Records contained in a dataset
____________
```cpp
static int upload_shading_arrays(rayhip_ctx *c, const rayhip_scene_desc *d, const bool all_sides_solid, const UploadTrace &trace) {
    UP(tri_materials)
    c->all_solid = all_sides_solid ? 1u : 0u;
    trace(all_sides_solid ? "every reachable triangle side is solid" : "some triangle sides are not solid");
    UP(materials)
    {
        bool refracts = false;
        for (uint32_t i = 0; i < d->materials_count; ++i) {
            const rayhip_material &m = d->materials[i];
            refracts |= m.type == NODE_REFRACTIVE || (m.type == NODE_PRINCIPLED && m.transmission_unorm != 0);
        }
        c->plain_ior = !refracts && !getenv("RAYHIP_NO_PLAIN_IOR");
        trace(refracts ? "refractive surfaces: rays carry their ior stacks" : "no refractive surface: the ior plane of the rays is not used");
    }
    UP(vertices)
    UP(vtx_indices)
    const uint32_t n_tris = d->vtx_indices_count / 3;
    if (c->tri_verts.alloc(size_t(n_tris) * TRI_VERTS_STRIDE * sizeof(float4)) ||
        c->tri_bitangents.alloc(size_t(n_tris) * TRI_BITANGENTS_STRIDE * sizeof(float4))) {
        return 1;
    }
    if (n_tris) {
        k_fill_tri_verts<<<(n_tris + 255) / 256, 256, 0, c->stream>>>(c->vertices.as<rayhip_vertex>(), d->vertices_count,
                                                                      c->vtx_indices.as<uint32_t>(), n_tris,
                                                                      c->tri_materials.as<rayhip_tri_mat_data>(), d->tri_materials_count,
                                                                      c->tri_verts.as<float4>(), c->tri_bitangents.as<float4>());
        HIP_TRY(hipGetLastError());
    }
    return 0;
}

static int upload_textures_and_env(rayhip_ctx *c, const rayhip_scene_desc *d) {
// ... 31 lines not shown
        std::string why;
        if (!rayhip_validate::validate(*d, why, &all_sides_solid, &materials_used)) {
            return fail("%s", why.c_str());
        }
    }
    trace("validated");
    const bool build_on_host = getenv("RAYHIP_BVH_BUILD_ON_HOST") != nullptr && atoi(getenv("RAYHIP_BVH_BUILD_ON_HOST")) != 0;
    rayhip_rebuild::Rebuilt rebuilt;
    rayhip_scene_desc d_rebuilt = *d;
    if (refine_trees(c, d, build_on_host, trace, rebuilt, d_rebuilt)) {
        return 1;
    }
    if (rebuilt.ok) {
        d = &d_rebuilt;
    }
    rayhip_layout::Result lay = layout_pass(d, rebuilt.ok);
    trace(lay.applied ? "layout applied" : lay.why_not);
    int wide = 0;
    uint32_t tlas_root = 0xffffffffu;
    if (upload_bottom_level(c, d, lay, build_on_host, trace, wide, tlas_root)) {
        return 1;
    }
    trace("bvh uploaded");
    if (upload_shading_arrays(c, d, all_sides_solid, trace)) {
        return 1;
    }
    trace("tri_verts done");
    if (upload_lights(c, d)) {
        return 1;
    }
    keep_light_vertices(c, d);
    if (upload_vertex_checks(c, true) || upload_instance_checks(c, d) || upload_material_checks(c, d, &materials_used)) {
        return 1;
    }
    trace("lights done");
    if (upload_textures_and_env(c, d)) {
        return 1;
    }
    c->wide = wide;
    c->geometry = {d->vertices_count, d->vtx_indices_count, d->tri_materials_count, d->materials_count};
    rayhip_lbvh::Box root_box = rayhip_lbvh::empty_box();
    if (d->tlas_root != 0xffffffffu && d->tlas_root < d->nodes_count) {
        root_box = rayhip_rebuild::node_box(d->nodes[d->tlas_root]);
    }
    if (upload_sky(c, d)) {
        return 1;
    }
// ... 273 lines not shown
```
____________
Return all lines from the entries that contain the string "getenv".

        c->plain_ior = !refracts && !getenv("RAYHIP_NO_PLAIN_IOR");
    const bool build_on_host = getenv("RAYHIP_BVH_BUILD_ON_HOST") != nullptr && atoi(getenv("RAYHIP_BVH_BUILD_ON_HOST")) != 0;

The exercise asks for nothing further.